Check for valid storage nodes
Unauthenticated Access
Perform Merritt Guest Login
Open guest collections
Browse to first object
Browse to first version
Browse to first file
Browse to system text file and validate presigned url
Guest collections - no collection access
Authenticated access
Authenticated - file presigned download
ingest files
Ingest zip file with encoding use cases
ingest file with key space
Ingest README 1.md
ingest file with key plus
Ingest README+2.md
--> sleep 80 (to allow ingests to complete)
browse objects/files
--> sleep 30 (to allow assembly to complete)
--> sleep 15 (to allow download to complete)
Test object download
search for file on version page: README 1.md
Test file link from version page: README 1.md
search for file on version page: README+2.md
Test file link from version page: README+2.md
search for object with 2021_02_19_1706_space
Search for recently ingested object's local id: 2021_02_19_1706_space
Search for test file on object page: README 1.md
Search for test file on object version page: README 1.md
--> sleep 30 (to allow assembly to complete)
--> sleep 15 (to allow download to complete)
Start download object for recently ingested object: space
search for object with 2021_02_19_1706_plus
Search for recently ingested object's local id: 2021_02_19_1706_plus
Search for test file on object page: README+2.md
Search for test file on object version page: README+2.md
--> sleep 30 (to allow assembly to complete)
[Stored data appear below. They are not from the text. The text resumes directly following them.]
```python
class UNet(nn.Module):

    def __init__(
        self,
        in_channels: int = 3,
        pos_dim: int = 128,
        emb_dim: int = 512,
        num_groups: int = 32,
        dropout: float = 0.1,
        channels_per_depth: Sequence[int] = (128, 256, 256, 256),
        num_blocks: int = 2,
        attention_depths: Sequence[int] = (2,),
        precision: str = "fp32",
        _arch: int = 0,
        _num_heads: int = 1,
        _num_classes: int = 0,
    ):
        super().__init__()
        self.in_channels = in_channels
        self.out_channels = 2 * in_channels if _arch == 1 else in_channels
        self.dropout = float(dropout)
        self.precision = precision
        self._dtype = _lib.dtype_code(precision)
        self._cfg = _cfg_struct(in_channels, pos_dim, emb_dim, num_groups, dropout, tuple(channels_per_depth), num_blocks, tuple(attention_depths), _arch, _num_heads,
                                _num_classes)
# ... 109 lines not shown
        with torch.no_grad():
            new = fn(flat)
        if not (isinstance(new, Tensor) and new.dtype == torch.float32 and new.numel() == flat.numel()):
            out = super()._apply(fn, *a, **kw)
            self._ensure_flat()
            return out
        if new is not flat and new.data_ptr() != flat.data_ptr():
            new = new.detach().contiguous()
            grad = self._flat_grad
            with torch.no_grad():
                new_grad = fn(grad).detach().contiguous() if grad is not None else None
            for mod, leaf, off, n, shape, is_buf in self._views:
                v = new[off : off + n].view(shape)
                if is_buf:
                    mod._buffers[leaf] = v
                else:
                    p = mod._parameters[leaf]
                    old_grad = p.grad
                    p.data = v
                    if old_grad is not None:
                        if new_grad is not None and grad is not None and old_grad.data_ptr() == grad.data_ptr() + 4 * off:
                            p.grad = new_grad[off : off + n].view(shape)
                        else:
                            with torch.no_grad():
                                p.grad = fn(old_grad)
            self._flat = new
            self._flat_grad = new_grad
            for pl in self._plans.values():
                pl.packed_version = None
            self._ensure_flat()
        return self

    def flat_parameters(self) -> Tensor:
        return self._ensure_flat()

    def set_precision(self, precision: str):
        self.precision = precision
        self._dtype = _lib.dtype_code(precision)
        return self

    def _plan_for(self, B: int, H: int, W: int, device: torch.device) -> _Plan:
        key = (B, H, W, self._dtype, device.index)
        plan = self._plans.get(key)
        if plan is None:
            plan = _Plan(self._cfg, B, H, W, self._dtype, device.index if device.index is not None else torch.cuda.current_device())
            lib = plan.lib
            plan.workspace = torch.empty(int(lib.dmme_unet_plan_workspace_bytes(plan.h)), dtype=torch.uint8, device=device)
            plan.packed = torch.empty(int(lib.dmme_unet_plan_packed_bytes(plan.h)), dtype=torch.uint8, device=device)
            plan.dropmask_numel = int(lib.dmme_unet_plan_dropmask_numel(plan.h))
            plan.masks = None
            self._plans[key] = plan
        return plan

    def _packed_for(self, plan: _Plan) -> Tensor:
        flat = self._ensure_flat()
        ver = self._weights_key(flat)
        if plan.packed_version != ver:
            _lib.check(plan.lib.dmme_unet_pack_params(plan.h, _lib.ptr(flat), _lib.ptr(plan.packed), _lib.stream_ptr()), "dmme_unet_pack_params")
            plan.packed_version = ver
        return plan.packed

    def inject_dropout_masks(self, masks: Optional[Tensor]):
        self._injected_masks = masks

    def forward(self, x: Tensor, c: Tensor) -> Tensor:
        _lib.require_gpu()
        if not x.is_cuda:
            raise _lib.DmmeError("UNet.forward needs a GPU tensor: the HIP denoiser has no CPU fallback")
        if x.dim() != 4 or x.shape[1] != self.in_channels:
            raise ValueError(f"expected input of shape (N, {self.in_channels}, H, W), got {tuple(x.shape)}")
        B, _, H, W = x.shape
        if c.numel() not in (1, B):
            raise RuntimeError(f"timestep tensor of {c.numel()} elements does not broadcast against batch {B}")
        if torch.is_grad_enabled() and (x.requires_grad or any(p.requires_grad for p in self.parameters())):
            from ..autograd import unet_apply

            return unet_apply(self, x, c)
        return self._forward_impl(x, c)

    def amp_state(self, device=None) -> Optional[Tensor]:
        if self._amp is None or self._dtype != _lib.F16:
            return None
        dev = torch.device(device) if device is not None else self.flat_parameters().device
        if dev.type == "cuda" and dev.index is None:
            dev = torch.device("cuda", torch.cuda.current_device())
        st = self._amp_state
        if st is None:
            st = torch.zeros(8, dtype=torch.float32, device=dev)
            if dev.type == "cuda":
                _lib.check(_lib.lib().dmme_amp_init(_lib.ptr(st), float(self._amp["init_scale"]), _lib.stream_ptr()), "dmme_amp_init")
            else:
                st[0] = float(self._amp["init_scale"])
            self._amp_state = st
        elif st.device != dev:
            st = st.to(dev)
            self._amp_state = st
        return st

    def mark_params_updated(self):
        self._param_epoch += 1

    def flat_grad(self) -> Tensor:
        flat = self._ensure_flat()
        g = self._flat_grad
        fresh = g is None or g.device != flat.device or g.numel() != flat.numel()
        if fresh:
            g = torch.zeros_like(flat)
            self._flat_grad = g
        rebind = fresh
        if not rebind:
            for mod, leaf, off, n, shape, is_buf in self._views:
                if not is_buf and mod._parameters[leaf].grad is None:
# ... 67 lines not shown
        if cb is not None:
            _lib.check(
                lib.dmme_unet_backward_buckets(plan.h, _lib.ptr(packed), _lib.ptr(plan.packed_bwd), _lib.ptr(xin), _lib.ptr(t), int(t.numel()), _lib.ptr(d),
                                               _lib.ptr(plan.workspace), _lib.ptr(plan.bws), _lib.ptr(masks), _lib.ptr(g), _lib.ptr(dx), _lib.stream_ptr(), cb, None),
                "dmme_unet_backward_buckets",
            )
            return
        _lib.check(
            lib.dmme_unet_backward(plan.h, _lib.ptr(packed), _lib.ptr(plan.packed_bwd), _lib.ptr(xin), _lib.ptr(t), int(t.numel()), _lib.ptr(d),
                                   _lib.ptr(plan.workspace), _lib.ptr(plan.bws), _lib.ptr(masks), _lib.ptr(g), _lib.ptr(dx), _lib.stream_ptr()),
            "dmme_unet_backward",
        )

    def _launch_backward_input(self, plan: _Plan, packed: Tensor, xin: Tensor, t: Tensor, d: Tensor, masks: Optional[Tensor], dx: Tensor):
        _lib.check(
            plan.lib.dmme_unet_backward_input(plan.h, _lib.ptr(packed), _lib.ptr(plan.packed_bwd), _lib.ptr(xin), _lib.ptr(t), int(t.numel()), _lib.ptr(d),
                                              _lib.ptr(plan.workspace), _lib.ptr(plan.bws), _lib.ptr(masks), _lib.ptr(dx), _lib.stream_ptr()),
            "dmme_unet_backward_input",
        )

    def _bwd_buffers(self, plan: _Plan) -> Tensor:
        lib = plan.lib
        dev = plan.workspace.device
        if getattr(plan, "bws", None) is None:
            plan.bws = torch.empty(int(lib.dmme_unet_plan_bwd_workspace_bytes(plan.h)), dtype=torch.uint8, device=dev)
            plan.packed_bwd = torch.empty(int(lib.dmme_unet_plan_packed_bwd_bytes(plan.h)), dtype=torch.uint8, device=dev)
            plan.packed_bwd_version = None
        flat = self._ensure_flat()
        packed = self._packed_for(plan)
        ver = self._weights_key(flat)
        if plan.packed_bwd_version != ver:
            _lib.check(lib.dmme_unet_pack_params_bwd(plan.h, _lib.ptr(flat), _lib.ptr(plan.packed_bwd), _lib.stream_ptr()), "dmme_unet_pack_params_bwd")
            plan.packed_bwd_version = ver
        return packed

    def _backward_input_impl(self, saved, dy: Tensor) -> Tensor:
        plan, xin, t, masks, gen = saved
        if gen != plan.fwd_gen:
            raise RuntimeError("input gradient: another forward of the same shape overwrote the saved activations")
        packed = self._bwd_buffers(plan)
        d = dy.detach().to(torch.float32).contiguous()
        dx = torch.empty_like(xin)
        self._launch_backward_input(plan, packed, xin, t, d, masks, dx)
        return dx

    def _out_shape(self, B: int, H: int, W: int) -> Tuple[int, ...]:
        return (B, self.out_channels, H, W)

    def _forward_impl(self, x: Tensor, c: Tensor, want_ctx: bool = False):
        if getattr(self, "_exchange_in_flight", False):
            raise _lib.DmmeError("UNet.forward while a gradient exchange of this model is in flight: call reducer.finish() first")
        B, _, H, W = x.shape
        plan = self._plan_for(B, H, W, x.device)
        packed = self._packed_for(plan)
        xin = x.detach().to(torch.float32).contiguous()
        if c.is_floating_point() and bool((c != c.round()).any()):
            raise NotImplementedError("fractional timesteps are not supported by the HIP path (integer t only)")
        t = c.detach().reshape(-1).to(device=x.device, dtype=torch.int64).contiguous()
        y = torch.empty(self._out_shape(B, H, W), dtype=torch.float32, device=x.device)
        masks = None
        if self.training and self.dropout > 0:
            if self._injected_masks is not None:
                masks = self._injected_masks.to(device=x.device, dtype=torch.float32).contiguous()
                if masks.numel() != plan.dropmask_numel:
                    raise ValueError(f"injected dropout masks have {masks.numel()} elements, plan needs {plan.dropmask_numel}")
            else:
                if plan.masks is None:
                    plan.masks = torch.empty(plan.dropmask_numel, dtype=torch.float32, device=x.device)
                masks = plan.masks
                from ..common.noise import philox_reserve

                self._mask_calls += 1
                seed, off = philox_reserve(x.device, plan.dropmask_numel)
                _lib.check(plan.lib.dmme_dropout_masks(plan.h, seed ^ 0x5DEECE66D, off, _lib.ptr(masks), _lib.stream_ptr()), "dmme_dropout_masks")
        self._launch_forward(plan, packed, xin, t, y, masks, want_ctx)
        self._last_plan = plan
        plan.overwritten()
        if want_ctx:
            return y, (plan, xin, t, masks, plan.fwd_gen)
        return y

    def graphed_forward(self, x_static: Tensor, t_static: Tensor) -> Tensor:
        if self.training or getattr(self, "_graph_disabled", False):
            return self._forward_impl(x_static, t_static)
        flat = self._ensure_flat()
        key = (x_static.data_ptr(), t_static.data_ptr(), tuple(x_static.shape), self._dtype) + self._weights_key(flat)
        g = getattr(self, "_graph", None)
        if g is None or g[0] != key:
            from ..diffusion_models.chain import capture

            with torch.no_grad():
                graph, y, error = capture(lambda: self._forward_impl(x_static, t_static), lambda: self._last_plan.check())
                if error is not None:
                    if isinstance(error, _lib.DmmeError):
                        raise error
                    self._graph_disabled, self._graph_error, self._graph = True, error, None
                    return self._forward_impl(x_static, t_static)
            g = (key, graph, y, self._last_plan)
            self._graph = g
        plan = g[3]
        plan.check()
        g[1].replay()
        plan.overwritten()
        return g[2]

    def check_engine(self):
        torch.cuda.synchronize()
# ... 31 lines not shown
```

--> sleep 15 (to allow download to complete)
Start download object for recently ingested object: plus
Finished in 6 minutes 25 seconds (files took 4.14 seconds to load)
25 examples, 0 failures
bash-4.2$ docker-compose run --rm -e INTEG_TEST_ENV=production -e INGEST_FILES=plus mrt-integ-tests
Creating mrt-integ-tests_mrt-integ-tests_run ... done
production: 2021_02_19_1719
basic_merrit_ui_tests
View home page - Merritt Landing Page
Get version from footer
==> v1.0.5
Print footer
Check storage service state
...
Check for valid storage nodes
Unauthenticated Access
Perform Merritt Guest Login
Open guest collections
Browse to first object
Browse to first version
Browse to first file
Browse to system text file and validate presigned url
Guest collections - no collection access
Authenticated access
Authenticated - file presigned download
ingest files
Ingest zip file with encoding use cases
ingest file with key space
Ingest README 1.md
ingest file with key plus
Ingest README+2.md
--> sleep 80 (to allow ingests to complete)
browse objects/files
--> sleep 30 (to allow assembly to complete)
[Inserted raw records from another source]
template <int B0, int B1, int B2>
static bool init_sort_fused(hipStream_t st, const BwtArgs &a, u64 total_n, KernelProf *prof)
{
    const dim3 grid(a.tiles, xcd_grid_y(a.nb));
    int p = prof ? prof->begin(st, KID_GHIST_TEXT, total_n * 1) : -1;
    hipLaunchKernelGGL((k_ghist_text<B0, B1, B2>), dim3((a.tiles + kGhSpan - 1u) / kGhSpan, xcd_grid_y(a.nb)), dim3(kSortThreads), 0, st, a, (u32 *)nullptr);
    if (prof) prof->end(st, p);
    p = prof ? prof->begin(st, KID_GHIST_SCAN, (u64)a.nb * kTilesPerBlock * 3 * 1024 * 4 / kGhSpan) : -1;
    hipLaunchKernelGGL(k_ghist_scan, dim3(a.nb), dim3(kSortThreads), 0, st, a, 3u, 1u << B0, 1u << B1, 1u << B2, 0u, kGhSpan);
    if (prof) prof->end(st, p);
    static const bool stale_tickets_test = getenv("BZ_TEST_STALE_TICKETS") && atoi(getenv("BZ_TEST_STALE_TICKETS")) != 0;
    if (stale_tickets_test && *a.epoch + 1u < kSortEpochs)
        (void)hipMemsetD32Async((hipDeviceptr_t)(a.tickets + (size_t)(*a.epoch + 1u) * 8u),
                                (int)(a.tiles * (xcd_grid_y(a.nb) / 8u)), 8, st);
    fused_pass<SRC_TEXT, B0>(st, a, 0, 0, nullptr, nullptr, a.KA, a.VA, 0, total_n, prof);
    if (!fused_pass_ok(st, a, *a.epoch)) return false;
    fused_pass<SRC_PAIRS, B1, true, true>(st, a, B0, 0, a.KA, a.VA, nullptr, a.VB, 1, total_n, prof);
    (void)hipMemsetAsync(a.pb_gate, 1, a.nb * sizeof(u32), st);
    fused_pass<SRC_PACKED, B2, false>(st, a, 20, 0, nullptr, a.VB, nullptr, a.VA, 2, total_n, prof);
    const u32 *gate = nullptr;
    fused_pass<SRC_WALK, B0>(st, a, 0, 0, a.KA, a.VA, a.KB, a.VB, 0, total_n, prof, ~0ull, gate);
    fused_pass<SRC_PAIRS, B1>(st, a, B0, 0, a.KB, a.VB, a.KA, a.VA, 1, total_n, prof, ~0ull, gate);
    fused_pass<SRC_PAIRS, B2>(st, a, B0 + B1, 0, a.KA, a.VA, a.KB, a.SA, 2, total_n, prof, ~0ull, gate);
    return true;
}

void launch_block_symbols(hipStream_t st, const BwtArgs &a, u32 *inuse_bits, u8 *sym_code, u8 *keyinfo)
{
    const dim3 grid(kTilesPerBlock, xcd_grid_y(a.nb));
    (void)hipMemsetAsync(inuse_bits, 0, (size_t)a.nb * 8 * sizeof(u32), st);
    hipLaunchKernelGGL(k_block_symbols, dim3((a.tiles + kSymSpan - 1u) / kSymSpan, xcd_grid_y(a.nb)), dim3(kSortThreads), 0, st, a, inuse_bits);
    hipLaunchKernelGGL(k_key_params, dim3(a.nb), dim3(256), 0, st, inuse_bits, sym_code, keyinfo);
    hipLaunchKernelGGL(k_pack_text, grid, dim3(kSortThreads), 0, st, a, a.ptext);
}

template <int B0, int B1, int B2>
static void init_sort(hipStream_t st, const BwtArgs &a, u64 total_n, KernelProf *prof)
{
    radix_pass<SRC_TEXT, B0>(st, a, 0, 0, nullptr, nullptr, a.KA, a.VA, total_n, prof, a.KB);
    radix_pass<SRC_PAIRS, B1>(st, a, B0, 0, a.KA, a.VA, a.KB, a.VB, total_n, prof);
    radix_pass<SRC_PAIRS, B2>(st, a, B0 + B1, 0, a.KB, a.VB, a.KA, a.VA, total_n, prof);
    radix_pass<SRC_WALK, B0>(st, a, 0, 0, a.KA, a.VA, a.KB, a.VB, total_n, prof, a.KA);
    radix_pass<SRC_PAIRS, B1>(st, a, B0, 0, a.KB, a.VB, a.KA, a.VA, total_n, prof);
    radix_pass<SRC_PAIRS, B2>(st, a, B0 + B1, 0, a.KA, a.VA, a.KB, a.SA, total_n, prof);
}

--> sleep 15 (to allow download to complete)
Test object download
search for file on version page: README 1.md
Test file link from version page: README 1.md
search for file on version page: README+2.md
The page you were looking for doesn't exist.
Test file link from version page: README+2.md (FAILED - 1)
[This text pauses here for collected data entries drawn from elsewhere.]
template <int MTW, int NTW, int ACT>
__global__ __launch_bounds__(256, ACT < 0 ? 3 : 2) void pw_bwd_fused_kernel(const PfArgs a) {
    extern __shared__ __attribute__((aligned(16))) float smem[];
    constexpr bool EPI = ACT >= 0;
    constexpr int ACTV = EPI ? ACT : CFN_ACT_NONE;
    constexpr int BM = 32 * MTW, BN = 32 * NTW;
    constexpr int NG = BM / 16, NX = BN / 16;
    constexpr int NT16 = BN / 16, KS = BM / 4;
    const int tid = threadIdx.x, wave = tid >> 6, lane = tid & 63, half = lane >> 5, col = lane & 31;
    const int m16 = lane & 15, kq = lane >> 4;
    unsigned L = cfn_xcd_remap(blockIdx.x, gridDim.x);
    const int strip = L % a.nstrips;
    const int n = L / a.nstrips;
    const int M = a.M, K = a.K, Q = a.Q;

    constexpr int IMG = (BM + BN) * PF_PITCH;
    float* img0 = smem;
    float* sCg = smem + 2 * IMG;
    float* sCz = sCg + 2 * BM;
    float* sCx = sCz + BM;
    float* sSt = sCx + 2 * BN;
    for (int m = tid; m < BM; m += 256) {
        const bool ok = m < M;
        sCg[2 * m] = (ok && a.gs) ? (float)a.gs[(long)n * M + m] : 0.0f;
        sCg[2 * m + 1] = (ok && a.gq && a.y) ? 2.0f * (float)a.gq[(long)n * M + m] : 0.0f;
        sCz[m] = (ok && a.gsc) ? (float)a.gsc[(long)n * M + m] : 1.0f;
    }
    for (int k = tid; k < BN; k += 256) {
        const bool ok = EPI && k < K;
        sCx[2 * k] = ok ? (float)a.pa[(long)n * K + k] : 1.0f;
        sCx[2 * k + 1] = ok ? (float)a.pb[(long)n * K + k] : 0.0f;
    }
    float wq[NT16][KS];
#pragma unroll
    for (int t = 0; t < NT16; ++t)
#pragma unroll
        for (int s = 0; s < KS; ++s) {
            const int ci = t * 16 + m16, co = 4 * s + kq;
            wq[t][s] = (ci < K && co < M) ? a.w[(long)co * K + ci] : 0.0f;
        }
    float ca[NTW], cb[NTW];
#pragma unroll
    for (int j = 0; j < NTW; ++j) {
        const int k = j * 32 + col;
        const bool ok = EPI && k < K;
        ca[j] = ok ? (float)a.pa[(long)n * K + k] : 1.0f;
        cb[j] = ok ? (float)a.pb[(long)n * K + k] : 0.0f;
    }
    f16v acc[MTW][NTW];
#pragma unroll
    for (int i = 0; i < MTW; ++i)
#pragma unroll
        for (int j = 0; j < NTW; ++j)
#pragma unroll
            for (int r = 0; r < 16; ++r) acc[i][j][r] = 0.0f;
    float sa[NT16][4], sb[NT16][4];
#pragma unroll
    for (int t = 0; t < NT16; ++t)
#pragma unroll
        for (int r = 0; r < 4; ++r) { sa[t][r] = 0.0f; sb[t][r] = 0.0f; }
    __syncthreads();

    const int lrow = tid >> 4, c4 = (tid & 15) * 4;
    constexpr int OOB = 0x7ffffff0;
    __amdgpu_buffer_rsrc_t rg = cfn_rsrc(const_cast<float*>(a.gy + (long)n * M * Q), (unsigned)((long)M * Q * 4));
    __amdgpu_buffer_rsrc_t ry = cfn_rsrc(const_cast<float*>((a.y ? a.y : a.gy) + (long)n * M * Q), a.y ? (unsigned)((long)M * Q * 4) : 0u);
    __amdgpu_buffer_rsrc_t rx = cfn_rsrc(const_cast<float*>(a.x + (long)n * K * Q), (unsigned)((long)K * Q * 4));
    __amdgpu_buffer_rsrc_t rd = cfn_rsrc(a.gx + (long)n * K * Q, (unsigned)((long)K * Q * 4));
    pf4 pg[NG], py[NG], px[NX];
    int vog[NG], vox[NX];
#pragma unroll
    for (int it = 0; it < NG; ++it) vog[it] = (it * 16 + lrow) < M ? ((it * 16 + lrow) * Q + c4) * 4 : OOB;
#pragma unroll
    for (int it = 0; it < NX; ++it) vox[it] = (it * 16 + lrow) < K ? ((it * 16 + lrow) * Q + c4) * 4 : OOB;
    auto prefetch = [&](int q0) {
        const bool inq = q0 + c4 < Q;
#pragma unroll
        for (int it = 0; it < NG; ++it) {
            const int vo = inq ? vog[it] : OOB;
            pg[it] = __builtin_bit_cast(pf4, __builtin_amdgcn_raw_buffer_load_b128(rg, vo, q0 * 4, 0));
            py[it] = __builtin_bit_cast(pf4, __builtin_amdgcn_raw_buffer_load_b128(ry, vo, q0 * 4, 0));
        }
#pragma unroll
        for (int it = 0; it < NX; ++it)
            px[it] = __builtin_bit_cast(pf4, __builtin_amdgcn_raw_buffer_load_b128(rx, inq ? vox[it] : OOB, q0 * 4, 0));
    };
    auto stage = [&](int q0, float* sG, float* sX) {
        const bool inq = q0 + c4 < Q;
#pragma unroll
        for (int it = 0; it < NG; ++it) {
            const int row = it * 16 + lrow;
            const float cs = cfn_settle(sCg[2 * row]), cq = cfn_settle(sCg[2 * row + 1]), cz = cfn_settle(sCz[row]);
            const bool ok = inq && (row < M);
            float* d = sG + row * PF_PITCH + c4;
            d[0] = ok ? fmaf(py[it].x, cq, fmaf(pg[it].x, cz, cs)) : 0.0f;
            d[1] = ok ? fmaf(py[it].y, cq, fmaf(pg[it].y, cz, cs)) : 0.0f;
            d[2] = ok ? fmaf(py[it].z, cq, fmaf(pg[it].z, cz, cs)) : 0.0f;
            d[3] = ok ? fmaf(py[it].w, cq, fmaf(pg[it].w, cz, cs)) : 0.0f;
        }
#pragma unroll
        for (int it = 0; it < NX; ++it) {
            const int row = it * 16 + lrow;
            float* d = sX + row * PF_PITCH + c4;
            d[0] = px[it].x; d[1] = px[it].y; d[2] = px[it].z; d[3] = px[it].w;
        }
    };

    const int qbeg = strip * a.stages * PF_PT;
    const int nst = min(a.stages, (Q - qbeg + PF_PT - 1) / PF_PT);
    if (nst > 0) {
        prefetch(qbeg);
        stage(qbeg, img0, img0 + BM * PF_PITCH);
        if (nst > 1) prefetch(qbeg + PF_PT);
    }
    __syncthreads();
    const int pbase = wave * (PF_PT / 4);
    const int hw = a.Hi * a.Wi;
    const int acc_pitch4 = a.T * a.acc_Ho * a.acc_Wo * 4;
    __amdgpu_buffer_rsrc_t racc = cfn_rsrc(const_cast<float*>(a.acc ? a.acc + (long)n * K * (acc_pitch4 / 4) : a.gy), a.acc ? (unsigned)((long)K * acc_pitch4) : 0u);
    for (int st = 0; st < nst; ++st) {
        const int q0 = qbeg + st * PF_PT;
        float* cur = img0 + (st & 1) * IMG;
        float* nxt = img0 + ((st + 1) & 1) * IMG;
        if (st + 1 < nst) {
            stage(q0 + PF_PT, nxt, nxt + BM * PF_PITCH);
            if (st + 2 < nst) prefetch(q0 + 2 * PF_PT);
        }
        const float* sG = cur;
        const float* sX = cur + BM * PF_PITCH;
#pragma unroll
        for (int s = 0; s < PF_PT / 8; ++s) {
            const int p = pbase + 2 * s + half;
            float av[MTW], bv[NTW];
#pragma unroll
            for (int i = 0; i < MTW; ++i) av[i] = sG[(i * 32 + col) * PF_PITCH + p];
#pragma unroll
            for (int j = 0; j < NTW; ++j) {
                const float xr = sX[(j * 32 + col) * PF_PITCH + p];
                bv[j] = EPI ? cfn_act<ACTV>(fmaf(xr, ca[j], cb[j])) : xr;
            }
#pragma unroll
            for (int i = 0; i < MTW; ++i)
#pragma unroll
                for (int j = 0; j < NTW; ++j) acc[i][j] = __builtin_amdgcn_mfma_f32_32x32x2f32(av[i], bv[j], acc[i][j], 0, 0, 0);
        }
        pf4 da[NT16];
#pragma unroll
        for (int t = 0; t < NT16; ++t) da[t] = (pf4){0.f, 0.f, 0.f, 0.f};
#pragma unroll
        for (int s = 0; s < KS; ++s) {
            const float b = sG[(4 * s + kq) * PF_PITCH + pbase + m16];
#pragma unroll
            for (int t = 0; t < NT16; ++t) da[t] = __builtin_amdgcn_mfma_f32_16x16x4f32(wq[t][s], b, da[t], 0, 0, 0);
        }
        const int q = q0 + pbase + m16;
        const bool qv = q < Q;
        int aoff = OOB;
        if (a.acc && qv) {
            const int tq = q / hw, rq = q - tq * hw;
            const int hq = rq / a.Wi, wq_ = rq - hq * a.Wi;
            if (hq % a.acc_s == 0 && wq_ % a.acc_s == 0) aoff = (((tq * a.acc_Ho + hq / a.acc_s) * a.acc_Wo + wq_ / a.acc_s)) * 4;
        }
        float av4[NT16][4];
#pragma unroll
        for (int t = 0; t < NT16; ++t)
#pragma unroll
            for (int r = 0; r < 4; ++r) av4[t][r] = 0.0f;
        if (a.acc) {
            const unsigned arow = (unsigned)aoff + (unsigned)(4 * kq) * (unsigned)acc_pitch4;
#pragma unroll
            for (int t = 0; t < NT16; ++t)
#pragma unroll
                for (int r = 0; r < 4; ++r)
                    av4[t][r] = __builtin_bit_cast(float, __builtin_amdgcn_raw_buffer_load_b32(
                        racc, (int)(aoff == OOB ? (unsigned)OOB : arow + (unsigned)r * (unsigned)acc_pitch4), t * 16 * acc_pitch4, 0));
        }
#pragma unroll
        for (int t = 0; t < NT16; ++t) {
#pragma unroll
            for (int r = 0; r < 4; ++r) {
                const int ci = t * 16 + 4 * kq + r;
                const bool ok = qv && ci < K;
                float v = da[t][r] + av4[t][r];
                if (EPI) {
                    const float xr = sX[ci * PF_PITCH + pbase + m16];
                    const float pa = sCx[2 * ci], pb = sCx[2 * ci + 1];
                    const float dz = ok ? v * cfn_act_grad<ACTV>(fmaf(xr, pa, pb)) : 0.0f;
                    sa[t][r] = fmaf(dz, xr, sa[t][r]);
                    sb[t][r] += dz;
                    v = dz * pa;
                }
                __builtin_amdgcn_raw_buffer_store_b32(__builtin_bit_cast(unsigned, v), rd, ok ? (ci * Q + pbase + m16) * 4 : OOB, q0 * 4, 0);
            }
        }
        __syncthreads();
    }

    if (EPI) {
#pragma unroll
        for (int t = 0; t < NT16; ++t)
#pragma unroll
            for (int r = 0; r < 4; ++r) {
                float u = sa[t][r], v = sb[t][r];
#pragma unroll
                for (int o = 1; o < 16; o <<= 1) { u += __shfl_xor(u, o, 64); v += __shfl_xor(v, o, 64); }
                if (m16 == 0) {
                    const int ci = t * 16 + 4 * kq + r;
                    sSt[(wave * BN + ci) * 2] = u;
                    sSt[(wave * BN + ci) * 2 + 1] = v;
                }
            }
    }
    constexpr int CWP = BN + 1;
    float* cw = smem + wave * (BM * CWP);
#pragma unroll
    for (int i = 0; i < MTW; ++i)
#pragma unroll
        for (int j = 0; j < NTW; ++j)
#pragma unroll
            for (int r = 0; r < 16; ++r) {
                const int ml = i * 32 + (r & 3) + 8 * (r >> 2) + 4 * half;
                cw[ml * CWP + j * 32 + col] = acc[i][j][r];
            }
    __syncthreads();
    for (int e = tid; e < BM * BN; e += 256) {
        const int ml = e / BN, kl = e - ml * BN;
        const int o = ml * CWP + kl;
        const float v = (smem[o] + smem[BM * CWP + o]) + (smem[2 * BM * CWP + o] + smem[3 * BM * CWP + o]);
        if (ml < M && kl < K) cfn_add64(&a.gw[(long)ml * K + kl], (double)v);
    }
    if (EPI && tid < K) {
        const float u = (sSt[2 * tid] + sSt[(BN + tid) * 2]) + (sSt[(2 * BN + tid) * 2] + sSt[(3 * BN + tid) * 2]);
        const float v = (sSt[2 * tid + 1] + sSt[(BN + tid) * 2 + 1]) + (sSt[(2 * BN + tid) * 2 + 1] + sSt[(3 * BN + tid) * 2 + 1]);
        cfn_add64(&a.gA[(long)n * K + tid], (double)u);
        cfn_add64(&a.gB[(long)n * K + tid], (double)v);
    }
}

search for object with 2021_02_19_1719_space
Search for recently ingested object's local id: 2021_02_19_1719_space
Search for test file on object page: README 1.md
Search for test file on object version page: README 1.md
--> sleep 30 (to allow assembly to complete)
--> sleep 15 (to allow download to complete)
Start download object for recently ingested object: space
search for object with 2021_02_19_1719_plus
Search for recently ingested object's local id: 2021_02_19_1719_plus
The page you were looking for doesn't exist.
Search for test file on object page: README+2.md (FAILED - 2)
The page you were looking for doesn't exist.
Search for test file on object version page: README+2.md (FAILED - 3)
--> sleep 30 (to allow assembly to complete)
--> sleep 15 (to allow download to complete)
Start download object for recently ingested object: plus
...
Finished in 7 minutes 17 seconds (files took 3.87 seconds to load)
25 examples, 3 failures
This is a sister ticket to Dryad #1116.
Regarding presigned file URL: http://merritt.cdlib.org/api/presign-file/ark%3A%2F13030%2Fm5kq31dt/1/producer%2FTDR%20Acc%2BH2O.zip?no_redirect=true Per @sfisher: There are a number of presigned URL problems from Merritt. It seems like most of these contain the character
+
which is correctly encoded as%2B
in our request URLs like above. I believe Merritt is prematurely decoding %2B as a plus sign (which is a space in some query strings). However, %2B should be passed through as a character to the script that operates on the filenames, not decoded in an earlier layer and interpreted as a space.See for example https://www.w3schools.com/tags/ref_urlencode.ASP or https://tools.ietf.org/html/rfc3986 or many encoding/decoding libraries in languages such as Java or Ruby.
The above issue is believed to be a new one that surfaced after the recent Rails5 upgrade.
PS. It seems to be present in the Merritt UI, also. https://merritt.cdlib.org/m/ark%253A%252F13030%252Fm5kq31dt/1 and try to download
TDR Acc+H2O.zip